Stored data
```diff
@@ -51,10 +53,14 @@
   p.accumulate = accumulate;
   p.c_f32 = c_f32;
   p.ntiles = (int)total;
-  if (c_f32)
+  if (c_f32 && any_bias)
     hipLaunchKernelGGL((gemm_kernel<true, true, false, false, true, EPI_TABLE>), grid_for(p.ntiles), dim3(NT), 0, st, p);
+  else if (c_f32)
+    hipLaunchKernelGGL((gemm_kernel<true, true, false, false, true, EPI_TABLE_PLAIN>), grid_for(p.ntiles), dim3(NT), 0, st, p);
+  else if (any_bias)
+    hipLaunchKernelGGL((gemm_kernel<true, true, false, false, false, EPI_TABLE>), grid_for(p.ntiles), dim3(NT), 0, st, p);
   else
-    hipLaunchKernelGGL((gemm_kernel<true, true, false, false, false, EPI_TABLE>), grid_for(p.ntiles), dim3(NT), 0, st, p);
+    hipLaunchKernelGGL((gemm_kernel<true, true, false, false, false, EPI_TABLE_PLAIN>), grid_for(p.ntiles), dim3(NT), 0, st, p);
   TN_LAUNCH_CHECK();
   return TN_OK;
 }
diff --git a/touchnet_amd/functional.py b/touchnet_amd/functional.py
--- a/touchnet_amd/functional.py
+++ b/touchnet_amd/functional.py
@@ -765,10 +765,14 @@
 
 class DeferredWgrad:
 
-    def __init__(self, layers, flush_layers: int = DEFERRED_WGRAD_FLUSH_LAYERS):
+    def __init__(self, layers, flush_layers: int = DEFERRED_WGRAD_FLUSH_LAYERS, whole_only: bool = False,
+                 flush_when_complete: bool = False):
         if flush_layers < 1:
             raise ValueError("DeferredWgrad: flush_layers >= 1")
         self.flush_layers = flush_layers
+        self.whole_only = whole_only
+        self.flush_when_complete = flush_when_complete
+        self._layer_size = [len(layer) for layer in layers]
         self.launch = gemm_grouped_table_wgrad
         self.enabled = True
         self._owned = {}
@@ -801,6 +805,10 @@
         if id(w) in self._waiting:
             raise _C.KernelError("DeferredWgrad: a weight was queued twice without a flush in between "
                                  "(two backward passes through one layer: flush between them)")
+        if self.whole_only:
+            n, k, m = dy.shape[1], x2.shape[1], dy.shape[0]
+            if not _own(n, k, (m,), True, True) or (SPLIT_K and split_k(n, k, m, True, True) > 1):
+                return False
         ok = (_wgrad_own(dy, x2, queued=True) and w.dtype == torch.bfloat16 and tuple(w.shape) == (dy.shape[1], x2.shape[1])
               and (not with_bias or (bias is not None and bias.dtype == torch.bfloat16))
               and (w.grad is None or (w.grad.dtype == torch.bfloat16 and w.grad.is_contiguous()
@@ -812,6 +820,9 @@
         self._items.append((w, dy, x2, bias if with_bias else None, torch.cuda.current_stream() if dy.is_cuda else None))
         self._waiting.add(id(w))
         self._layers.add(layer)
+        if (self.flush_when_complete and len(self._layers) >= self.flush_layers
+                and len(self._items) == sum(self._layer_size[li] for li in self._layers)):
+            self.flush()
         return True
 
     def flush(self) -> None:
diff --git a/touchnet_amd/models/llama/modeling_llama.py b/touchnet_amd/models/llama/modeling_llama.py
--- a/touchnet_amd/models/llama/modeling_llama.py
+++ b/touchnet_amd/models/llama/modeling_llama.py
@@ -151,6 +151,10 @@
         self.layers = nn.ModuleList([DecoderLayer(config) for _ in range(config.num_hidden_layers)])
         self.norm = RMSNorm(config.hidden_size, config.rms_norm_eps)
         self.rotary_emb = RotaryEmbedding(config)
+
+    def attention_wgrad_layers(self):
+        return [[(lin.weight, lin.bias) for lin in (l.self_attn.q_proj, l.self_attn.k_proj, l.self_attn.v_proj)]
+                for l in self.layers]
 
     @staticmethod
     def _drop_pad_rows(inputs_embeds, position_ids, doc, keep_rows, valid_rows_max):
```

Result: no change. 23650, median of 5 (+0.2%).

* ACTIVITY:
Say, as a single number, how many lines of the records hold the word "between".

* ANSWER TO THE EXERCISE:
2